TASK DIRECTIONS —
From the records below, output exactly the lines running from the line containing "lo_m &= win_left_m;" through the line containing "if constexpr (kEpl", and no others.

EXCERPTED RECORDS —
-                        const int mu_idx = *lds_at<int32_t>(win_mu[k]);
-                        const double rcp256 = window_rcp256(*lds_at<double>(win_rcp[k]));
-                        int top = ((mu_idx + 128) >> 8) - 64 + 6;
+                    {
+                        int top = ((idx_mu + 128) >> 8) - 64 + 6;
                         top = max(kAcLo + 13, min(kAcLo + kAlphabet - 1, top));
-                        const int ssym = top - (e - 1);
-                        const uint32_t lo_m = static_cast<uint32_t>((kAcLo - ssym) >> 31) & win_left_m;
+                        lds_at<int32_t>(mu_dst)[0] = idx_mu;
+                        lds_at<int32_t>(mu_dst)[kRows + 2] = top;
+                        const double rcp256 = window_rcp256(own_rcp);
+                        *lds_at<double>(rcp_dst) = own_rcp;
                         const bool at_top = top == kAcLo + kAlphabet - 1;
                         const uint32_t hi_f = at_top ? win_e0 : 0u, to_full = at_top ? win_e1 : 0u;
-                        uint32_t left = window_cum_d256(window_d256(mu_idx, ssym), rcp256, C.s_exp) + static_cast<uint32_t>(ssym - kAcLo);
-                        left = (min(left, (1u << kRcPrecision) - 1u) | hi_f) & lo_m;
-                        const uint32_t right = static_cast<uint32_t>(__builtin_amdgcn_update_dpp(0, static_cast<int>(left), 0x111, 0xf, 0xf, false));
-                        uint2 ent;
-                        ent.x = left;
-                        ent.y = (right - left + to_full) & win_keep_m;
-                        typedef unsigned int u32x2 __attribute__((ext_vector_type(2)));
-                        const u32x2 ent2 = {ent.x, ent.y};
-                        *lds_at<u32x2>(win_ent[k]) = ent2;
-                        *lds_at<int32_t>(win_top[k]) = top;
+                        uint32_t left[kEpl];
+#pragma unroll
+                        for (int j = 0; j < kEpl; ++j) {
+                            const int ssym = top - (e0 + j - 1);
+                            uint32_t lo_m = static_cast<uint32_t>((kAcLo - ssym) >> 31);
+                            if (j == kEpl - 1) lo_m &= win_left_m;
+                            uint32_t l = window_cum_d256(window_d256(idx_mu, ssym), rcp256, C.s_exp) + static_cast<uint32_t>(ssym - kAcLo);
+                            l = min(l, (1u << kRcPrecision) - 1u);
+                            if (j == 0) l |= hi_f;
+                            left[j] = l & lo_m;
+                            if (j + 1 < kEpl) __builtin_amdgcn_sched_barrier(0);
+                        }
+                        const uint32_t right = static_cast<uint32_t>(__builtin_amdgcn_update_dpp(0, static_cast<int>(left[kEpl - 1]), 0x111, 0xf, 0xf, false));
+                        if constexpr (kEpl == 1) {
+                            typedef unsigned int u32x2 __attribute__((ext_vector_type(2)));
+                            const u32x2 ent = {left[0], (right - left[0] + to_full) & win_keep_m};
+                            *lds_at<u32x2>(own_ent) = ent;
+                        } else {
+                            typedef unsigned int u32x4 __attribute__((ext_vector_type(4)));
+                            const u32x4 ent = {left[0], (right - left[0]) & win_keep_m, left[1], (left[0] - left[1] + to_full) & win_left_m};
+                            *lds_at<u32x4>(own_ent) = ent;
+                        }
                     }
                 }
                 unsigned rest = MF ? narrow_mask : 0u;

ANSWER FOR THIS EXERCISE —
+                            if (j == kEpl - 1) lo_m &= win_left_m;
+                            uint32_t l = window_cum_d256(window_d256(idx_mu, ssym), rcp256, C.s_exp) + static_cast<uint32_t>(ssym - kAcLo);
+                            l = min(l, (1u << kRcPrecision) - 1u);
+                            if (j == 0) l |= hi_f;
+                            left[j] = l & lo_m;
+                            if (j + 1 < kEpl) __builtin_amdgcn_sched_barrier(0);
+                        }
+                        const uint32_t right = static_cast<uint32_t>(__builtin_amdgcn_update_dpp(0, static_cast<int>(left[kEpl - 1]), 0x111, 0xf, 0xf, false));
+                        if constexpr (kEpl == 1) {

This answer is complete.